Притча интересная! Подобную слышала когда-то... Что могу сказать - кто-то видит цель, а кто-то плывет по течению, действует так, как подсказывает интуиция (я отношусь ко второму типу, наверное...), у каждого свой путь. Но главное - не сдаваться.

Мне понравилось чье-то выражение, уже мелькавшее на этом форуме:

"Неудача - это не когда ты упал. А когда ты не можешь подняться".

Падают все. Это нормально. Но когда ты в критической ситуации не расклеиваешься, а проявляешь силу воли и живешь дальше - ты вырабатываешь свой стержень. Прокачиваешься. Поднимаешься на уровень выше. И не променяешь эту силу ни на что другое. Ведь это многого стоит...

----------


## Mr.Nullus

> Да уж....Мир жесток, но стремится изменить весь мир, что вокруг тебя - один в поле не воин.
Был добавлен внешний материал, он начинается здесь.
# wienkers/marEx

Hardware: AMD Instinct MI355X
Metric: Mcells*timesteps/s, shifting_baseline + hobday_extreme p95 (validation+anomaly+thresholds+mask) (higher is better)
Workload: dtype f32

## Files before the change

### marex_amd/csrc/build.py

```python
import os
import subprocess
import sys
from concurrent.futures import ThreadPoolExecutor

HERE = os.path.dirname(os.path.abspath(__file__))
ROOT = os.path.dirname(os.path.dirname(HERE))
UNITS = ["marex_context", "marex_synth", "marex_shifting", "marex_thresholds", "marex_mask", "marex_anomalies",
         "marex_quantiles", "marex_morphology", "marex_objects", "marex_mesh_objects", "marex_merge", "marex_blosc", "marex_tails", "marex_zstd"]
SRC = [os.path.join(HERE, u + ".hip") for u in UNITS]
HEADERS = [os.path.join(HERE, "marex_common.hip.h"), os.path.join(HERE, "marex_tails.hip.h"), os.path.join(ROOT, "include", "marex_hip.h")]
OUT = os.path.join(HERE, "libmarex_hip.so")
FLAGS = [
    "--offload-arch=gfx950", "-O3", "-std=c++17", "-fPIC",
    "-ffp-contract=off",
    "-fno-fast-math", "-Wall", "-Wno-unused-result", "-Wno-unused-function",
    "-I", os.path.join(ROOT, "include"),
]


def _obj(src: str) -> str:
    return src[:-4] + ".o"


def _stale(target: str, deps) -> bool:
    if not os.path.exists(target):
        return True
    t = os.path.getmtime(target)
    return any(os.path.getmtime(d) > t for d in deps)


def needs_build() -> bool:
    return _stale(OUT, SRC + HEADERS + [os.path.abspath(__file__)])


def build(force: bool = False, verbose: bool = True) -> str:
    hipcc = os.environ.get("HIPCC", "/opt/rocm/bin/hipcc")
    extra = os.environ.get("MAREX_HIPCC_FLAGS", "").split()
    todo = [s for s in SRC if force or extra or _stale(_obj(s), [s] + HEADERS + [os.path.abspath(__file__)])]

    def compile_one(src):
        cmd = [hipcc, *FLAGS, *extra, "-c", src, "-o", _obj(src)]
        if verbose:
            print(" ".join(cmd), flush=True)
# ... 16 lines not shown
```

### marex_amd/csrc/marex_common.hip.h

```cpp
#pragma once
#include <hip/hip_runtime.h>

#include <cmath>
#include <type_traits>
#include <cstdarg>
#include <cstdio>
#include <cstring>
#include <map>
#include <string>
#include <vector>

#include "marex_hip.h"

#define NDOY MAREX_NDOY

struct TimedLaunch {
    int kid;
    hipEvent_t a, b;
};

struct marex_ctx {
    int device = 0;
    hipStream_t stream = nullptr;
    std::string err;
    bool timing = false;
    std::vector<TimedLaunch> pending;
    double total_ms[MAREX_K_COUNT] = {0};
    int64_t launches[MAREX_K_COUNT] = {0};
    int* shift_info = nullptr;
    int* shift_plan = nullptr;
    size_t shift_plan_years = 0;
    int* shift_lplan = nullptr;
    size_t shift_lplan_years = 0;
    unsigned char* thr_scratch = nullptr;
    size_t thr_scratch_bytes = 0;
    unsigned char* detrend_scratch = nullptr;
    size_t detrend_scratch_bytes = 0;
    unsigned char* morph_scratch = nullptr;
    size_t morph_scratch_bytes = 0;
    int n_cu = 0;
    std::map<std::string, int> opts;
    long long* row_off = nullptr;
    size_t row_off_bytes = 0;
    long long* row_off_mask = nullptr;
    size_t row_off_mask_bytes = 0;
    unsigned long long* dbg_counters = nullptr;
};

#define MAREX_DBG_COUNTERS 8

static inline int ctx_opt(marex_ctx* ctx, const char* name, int dflt) {
    auto it = ctx->opts.find(name);
    return it == ctx->opts.end() ? dflt : it->second;
}

#ifdef MAREX_ABLATION
#define MAREX_ABLATE_OPT(ctx, name) ctx_opt(ctx, name, 0)
#else
#define MAREX_ABLATE_OPT(ctx, name) 0
#endif

static inline unsigned long long* ctx_debug_counters(marex_ctx* ctx) {
    if (!ctx->dbg_counters) {
        if (hipMalloc((void**)&ctx->dbg_counters, MAREX_DBG_COUNTERS * sizeof(unsigned long long)) != hipSuccess) return nullptr;
        (void)hipMemsetAsync(ctx->dbg_counters, 0, MAREX_DBG_COUNTERS * sizeof(unsigned long long), ctx->stream);
    }
    return ctx->dbg_counters;
}
// ... 145 lines not shown
```

### marex_amd/csrc/marex_context.hip

```cpp
#include "marex_common.hip.h"

extern "C" int marex_abi_version(void) { return MAREX_ABI_VERSION; }

extern "C" int marex_workspace_bytes(const marex_workspace_cfg* cfg, size_t* bytes) {
    if (!cfg || !bytes || cfg->T <= 0 || cfg->T_out <= 0 || cfg->T_out > cfg->T || cfg->C <= 0) return -1;
    const size_t C = (size_t)cfg->C, To = (size_t)cfg->T_out;
    for (int i = 0; i < MAREX_WS_COUNT; ++i) bytes[i] = 0;
    bytes[MAREX_WS_ANOMALY] = To * C * sizeof(float);
    bytes[MAREX_WS_EXTREME] = To * C;
    bytes[MAREX_WS_THRESHOLDS] = (size_t)MAREX_NDOY * C * sizeof(float);
    if (cfg->list_rows > 0) {
        const int nper = marex_tail_lists(cfg->max_bucket, cfg->list_rows);
        if (nper < 1) return -1;
        const size_t nch = cfg->list_rows <= 16 ? 2 : 4;
        bytes[MAREX_WS_LISTS] = (size_t)MAREX_NDOY * (size_t)nper * nch * C * 16;
        bytes[MAREX_WS_AUX] = (size_t)MAREX_NDOY * C * sizeof(uint32_t);
    } else {
        bytes[MAREX_WS_BINS] = ((C + 15) / 16) * To * 16 * sizeof(uint16_t);
    }
    bytes[MAREX_WS_PER_CELL] = C * (sizeof(uint8_t) + sizeof(int32_t));
    bytes[MAREX_WS_TOTAL] = bytes[MAREX_WS_ANOMALY] + bytes[MAREX_WS_EXTREME] + 2 * bytes[MAREX_WS_THRESHOLDS] + bytes[MAREX_WS_LISTS] +
                            bytes[MAREX_WS_AUX] + bytes[MAREX_WS_BINS] + bytes[MAREX_WS_PER_CELL];
    return 0;
}
// ... 21 lines not shown
extern "C" int marex_set_option(marex_ctx* ctx, const char* name, int value) {
    if (!ctx || !name || !*name) return -1;
    ctx->opts[name] = value;
    return 0;
}

extern "C" int marex_clear_option(marex_ctx* ctx, const char* name) {
    if (!ctx) return -1;
    if (!name)
        ctx->opts.clear();
    else
        ctx->opts.erase(name);
    return 0;
}

extern "C" int marex_debug_counters(marex_ctx* ctx, uint64_t* out, int reset) {
    if (!ctx || !out) return -1;
    HIP_TRY(ctx, hipSetDevice(ctx->device));
    unsigned long long* d = ctx_debug_counters(ctx);
    if (!d) return fail(ctx, -2, "marex_debug_counters: allocation failed");
    HIP_TRY(ctx, hipStreamSynchronize(ctx->stream));
    HIP_TRY(ctx, hipMemcpy(out, d, MAREX_DBG_COUNTERS * sizeof(unsigned long long), hipMemcpyDeviceToHost));
    if (reset) HIP_TRY(ctx, hipMemsetAsync(d, 0, MAREX_DBG_COUNTERS * sizeof(unsigned long long), ctx->stream));
    return 0;
}

extern "C" int marex_destroy(marex_ctx* ctx) {
    if (!ctx) return -1;
    drain_timers(ctx);
    if (ctx->shift_info) (void)hipFree(ctx->shift_info);
    if (ctx->shift_plan) (void)hipFree(ctx->shift_plan);
    if (ctx->shift_lplan) (void)hipFree(ctx->shift_lplan);
    if (ctx->thr_scratch) (void)hipFree(ctx->thr_scratch);
    if (ctx->detrend_scratch) (void)hipFree(ctx->detrend_scratch);
    if (ctx->morph_scratch) (void)hipFree(ctx->morph_scratch);
    if (ctx->dbg_counters) (void)hipFree(ctx->dbg_counters);
    if (ctx->row_off) (void)hipFree(ctx->row_off);
    if (ctx->row_off_mask) (void)hipFree(ctx->row_off_mask);
    delete ctx;
    return 0;
}

extern "C" const char* marex_last_error(marex_ctx* ctx) { return ctx ? ctx->err.c_str() : "null context"; }

extern "C" int marex_set_stream(marex_ctx* ctx, void* s) {
    if (!ctx) return -1;
    ctx->stream = (hipStream_t)s;
    return 0;
}

extern "C" int marex_sync(marex_ctx* ctx) {
    if (!ctx) return -1;
    HIP_TRY(ctx, hipSetDevice(ctx->device));
    HIP_TRY(ctx, hipStreamSynchronize(ctx->stream));
    drain_timers(ctx);
    return 0;
}

extern "C" int marex_timing_enable(marex_ctx* ctx, int on) {
    if (!ctx) return -1;
    ctx->timing = on != 0;
    return 0;
}

extern "C" int marex_timing_reset(marex_ctx* ctx) {
    if (!ctx) return -1;
// ... 14 lines not shown
```

### marex_amd/csrc/marex_tails.hip

```cpp
#include "marex_common.hip.h"
#include "marex_tails.hip.h"

typedef __amdgpu_buffer_rsrc_t tl_rsrc_t;
__device__ __forceinline__ tl_rsrc_t tl_make_rsrc(const void* base) {
    return __builtin_amdgcn_make_buffer_rsrc(const_cast<void*>(base), 0, -1, 0x00020000);
}
__device__ __forceinline__ uint4 tl_load_chunk(tl_rsrc_t r, unsigned voff, unsigned soff) {
    typedef unsigned u4 __attribute__((ext_vector_type(4)));
    const u4 v = __builtin_amdgcn_raw_buffer_load_b128(r, (int)voff, (int)soff, 0);
    return make_uint4(v.x, v.y, v.z, v.w);
}
__device__ __forceinline__ unsigned pk_sub_sat_u16(unsigned a, unsigned b) {
    unsigned r;
    asm("v_pk_sub_u16 %0, %1, %2 clamp" : "=v"(r) : "v"(a), "v"(b));
    return r;
}
__device__ __forceinline__ unsigned pk_add_u16(unsigned a, unsigned b) {
    unsigned r;
    asm("v_pk_add_u16 %0, %1, %2" : "=v"(r) : "v"(a), "v"(b));
    return r;
}
__device__ __forceinline__ unsigned pk_sub_u16(unsigned a, unsigned b) {
    unsigned r;
    asm("v_pk_sub_u16 %0, %1, %2" : "=v"(r) : "v"(a), "v"(b));
    return r;
}
__device__ __forceinline__ unsigned pk_min1_u16(unsigned a) {
    unsigned r;
    asm("v_pk_min_u16 %0, %1, %2" : "=v"(r) : "v"(a), "v"(0x00010001u));
    return r;
}
__device__ __forceinline__ int tl_count_above(const uint4& ch, unsigned lim_rep) {
    const unsigned m0 = pk_min1_u16(pk_sub_sat_u16(ch.x, lim_rep)), m1 = pk_min1_u16(pk_sub_sat_u16(ch.y, lim_rep));
    const unsigned m2 = pk_min1_u16(pk_sub_sat_u16(ch.z, lim_rep)), m3 = pk_min1_u16(pk_sub_sat_u16(ch.w, lim_rep));
// ... 228 lines not shown
                     : [t] "=&v"(t), [a] "=&v"(a), [sv] "=&s"(sv)
                     : [n] "v"(n), [x] "v"(ch.x), [y] "v"(ch.y), [z] "v"(ch.z), [w] "v"(ch.w), [b0] "s"(B0), [hi] "s"(BWp1), [col] "v"(col_lds), [mul] "s"(mul)
                     : "vcc", "memory");
    else
        asm volatile(MAREX_BUMP_ALL("-1")
                     : [t] "=&v"(t), [a] "=&v"(a), [sv] "=&s"(sv)
                     : [n] "v"(n), [x] "v"(ch.x), [y] "v"(ch.y), [z] "v"(ch.z), [w] "v"(ch.w), [b0] "s"(B0), [hi] "s"(BWp1), [col] "v"(col_lds), [mul] "s"(mul)
                     : "vcc", "memory");
#undef MAREX_BUMP_ALL
#undef MAREX_BUMP_ADD
}
#undef MAREX_BUMP_KEY
#undef MAREX_BUMP_LO
#undef MAREX_BUMP_HI
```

Более того создать команду единомышленников еще более сложно.


   Интересно, а что именно вы бы хотели поменять в этом мире?

----------


## dotosh

> так чего ж ты тогда тут усираешься. тебя тоже никто не понимает.


 А может чел и хочет таким стать,чтобы понять.Причем судя по "долгожителям" форума первое что можно понять,что даже суицид - это не всегда смертельно :Smile: .А что может измениться, так это настроение и состояние,тому иллюстрация "перекованные" суицидники,которые прямо заявляют,что Гамлетовский вопрос "быть или не быть" уже больше для них не вопрос.Тем не менее они продолжают "пастись" на этом форуме,надо полагать из чистого альтруизма :Smile: .Сорри,если моя ирония (и чего греха таить,самоирония) показалась кому-то неуместной.

----------


## МаксимНазаров

> Интересно, а что именно вы бы хотели поменять в этом мире?
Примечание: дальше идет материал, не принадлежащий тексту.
# Parskatt/RoMa

Hardware: AMD Instinct MI355X
Metric: image-pairs/sec, roma_outdoor 560->864, batch=8 per GPU (higher is better)
Workload: dtype bf16; 1 GPU; roma_outdoor match() 560->864, symmetric, upsample_preds, 8 pairs/GPU/step, seeded synthetic weights + N(0,1) images; precision policy of the reference's bf16 timing script: bfloat16 DINOv2 + float16 autocast for VGG / decoder / refiners (ROMA_MIXED), f32 accumulate; precision_policy=mixed, global_batch=8, streams_per_gpu=2, parallelism=single GPU, outputs_finite=True

## Files before the change

### roma_amd/csrc/api.hip

```cpp
#include <algorithm>
#include <mutex>
#include <map>
#include <vector>
#include <dlfcn.h>
#include <string.h>

#include "../../include/roma_hip.h"
#include "attention.h"
#include "conv64.h"
#include "conv_patch.h"
#include "elementwise.h"
#include "gemm.h"
#include "local_corr.h"
#include "pool_proj.h"
#include "model.h"
#include "refiner_block.h"
#include "kde.h"
#include "keypoints.h"
#include "tiny.h"
#include "vit.h"
#include "sampling.h"
#include "essential.h"
#include "model_refine.h"
#include "pose_refine.h"
// ... 60 lines not shown

const char* roma_last_error(void) { return g_err.c_str(); }
const char* roma_version(void) { return "roma_hip 0.3 (gfx950, 16-bit storage = " ROMA_H16_NAME ")"; }
int roma_h16_format(void) { return ROMA_H16_CODE; }
int roma_abi_stamp(void) { return ROMA_ABI_VERSION * 100000 + (int)sizeof(roma_vit_args_t); }
int roma_self_check(void) { return roma::internal_h16_code(); }

int roma_create(const roma_config_t* cfg, roma_handle_t* out) {
  ROMA_REQUIRE(cfg && out, "roma_create: null argument");
  ROMA_REQUIRE(cfg->coarse_h > 0 && cfg->coarse_w > 0 && cfg->coarse_h % 14 == 0 && cfg->coarse_w % 14 == 0,
               "Needs to be multiple of 14 for backbone");
  ROMA_REQUIRE(cfg->coarse_h >= 16 && cfg->coarse_w >= 16, "roma_create: coarse resolution too small for the stride-16 pyramid");
  ROMA_REQUIRE(cfg->upsample_h >= 0 && cfg->upsample_w >= 0 && (cfg->upsample_h == 0 || (cfg->upsample_h >= 16 && cfg->upsample_w >= 16)),
               "roma_create: bad upsample resolution");
  ROMA_REQUIRE(cfg->max_batch >= 1, "roma_create: max_batch must be >= 1");
  if (cfg->precision == ROMA_MIXED) {
    ROMA_REQUIRE(ROMA_H16_CODE == ROMA_F16, "ROMA_MIXED: load libroma_hip_f16.so (it runs DINOv2 through libroma_hip.so)");
  } else if (dt_code(cfg->precision) < 0) {
    return ROMA_ERR_ARG;
  }
  int ndev = 0;
  ROMA_CHECK_HIP(hipGetDeviceCount(&ndev));
  ROMA_REQUIRE(cfg->device >= 0 && cfg->device < ndev, "roma_create: no such HIP device (the HIP path has no CPU fallback)");
  roma_model* h = new roma_model();
  h->m.cfg = *cfg;
  *out = h;
  return 0;
}

int roma_set_tensor(roma_handle_t h, const char* name, int ndim, const int64_t* shape, const void* data, int is_int64) {
  ROMA_REQUIRE(h, "roma_set_tensor: null handle");
  return h->m.set_tensor(name, ndim, shape, data, is_int64);
}

int roma_finalize(roma_handle_t h) {
  ROMA_REQUIRE(h, "roma_finalize: null handle");
  return h->m.finalize();
}

int roma_set_option(roma_handle_t h, const char* key, int value) {
  ROMA_REQUIRE(h && key, "roma_set_option: null argument");
  const std::string k(key);
  if (k == "symmetric") h->m.cfg.symmetric = value ? 1 : 0;
  else if (k == "upsample_preds") {
    ROMA_REQUIRE(!value || h->m.cfg.upsample_h > 0, "roma_set_option: handle was created without an upsample resolution");
    h->m.cfg.upsample_preds = value ? 1 : 0;
  } else if (k == "attenuate_cert") h->m.cfg.attenuate_cert = value ? 1 : 0;
  else if (k == "debug") h->m.debug = value != 0;
  else if (k == "fuse_refiner_blocks") h->m.fuse_refiner_blocks = value != 0;
  else if (k == "compose_out_conv") h->m.compose_out_conv = value != 0;
  else if (k == "vit_bf16_residual") h->m.vit_bf16_residual = value != 0;
  else if (k == "dual_stream") h->m.n_streams = value != 0 ? 2 : 1;
  else if (k == "trace") h->m.trace_on = value != 0;
  else if (k == "streams") {
    ROMA_REQUIRE(value >= 1 && value <= Model::MAX_STREAMS, "roma_set_option: streams must be 1..4");
    h->m.n_streams = value;
  }
  else {
    set_error("roma_set_option: unknown key " + k);
    return ROMA_ERR_ARG;
  }
  return 0;
}

int roma_set_option_f(roma_handle_t h, const char* key, double value) {
  ROMA_REQUIRE(h && key, "roma_set_option_f: null argument");
  const std::string k(key);
  if (k == "coarse_scale_factor") {
    ROMA_REQUIRE(value >= 0.0, "roma_set_option_f: coarse_scale_factor must be >= 0 (0 = derive from the handle's resolution)");
    h->m.coarse_scale_factor = value;
  } else {
    set_error("roma_set_option_f: unknown key " + k);
    return ROMA_ERR_ARG;
  }
  return 0;
}

int roma_match(roma_handle_t h, int B, const float* im_a, const float* im_b, const float* im_a_hr, const float* im_b_hr,
               float* warp_out, float* cert_out, void* stream) {
  ROMA_REQUIRE(h, "roma_match: null handle");
  return h->m.match(B, im_a, im_b, im_a_hr, im_b_hr, warp_out, cert_out, S(stream));
}

int roma_forward(roma_handle_t h, int B, const float* im_a, const float* im_b, const roma_forward_args_t* a, void* stream) {
  ROMA_REQUIRE(h, "roma_forward: null handle");
  return h->m.forward(B, im_a, im_b, a, S(stream));
}

long roma_debug_fetch(roma_handle_t h, const char* name, void* dst_host, long nbytes) {
  if (!h || !name) return ROMA_ERR_ARG;
  auto it = h->m.dbg.find(name);
  if (it == h->m.dbg.end()) {
    set_error(std::string("roma_debug_fetch: no such stage: ") + name);
    return ROMA_ERR_ARG;
  }
  if (!dst_host) return (long)it->second.second;
  if ((size_t)nbytes < it->second.second) {
    set_error("roma_debug_fetch: destination too small");
    return ROMA_ERR_ARG;
  }
  if (hipSetDevice(h->m.cfg.device) != hipSuccess || hipDeviceSynchronize() != hipSuccess) return ROMA_ERR_HIP;
  if (hipMemcpy(dst_host, it->second.first, it->second.second, hipMemcpyDeviceToHost) != hipSuccess) return ROMA_ERR_HIP;
  return (long)it->second.second;
}
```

 Мир объективен. А каждый человек субъективен и по своему. Видение мира искажается под призмой субъективизма. В себе я поменял то что считаю нужным.

----------


## МаксимНазаров

> А может чел и хочет таким стать,чтобы понять.Причем судя по "долгожителям" форума первое что можно понять,что даже суицид - это не всегда смертельно.А что может измениться, так это настроение и состояние,тому иллюстрация "перекованные" суицидники,которые прямо заявляют,что Гамлетовский вопрос "быть или не быть" уже больше для них не вопрос.Тем не менее они продолжают "пастись" на этом форуме,надо полагать из чистого альтруизма.Сорри,если моя ирония (и чего греха таить,самоирония) показалась кому-то неуместной.


 Нет, таким я не хочу стать. После суицида сознание и взгляд на вещи меняется, вот поэтому самоубийцы меня не понимают. Или не хотят понять.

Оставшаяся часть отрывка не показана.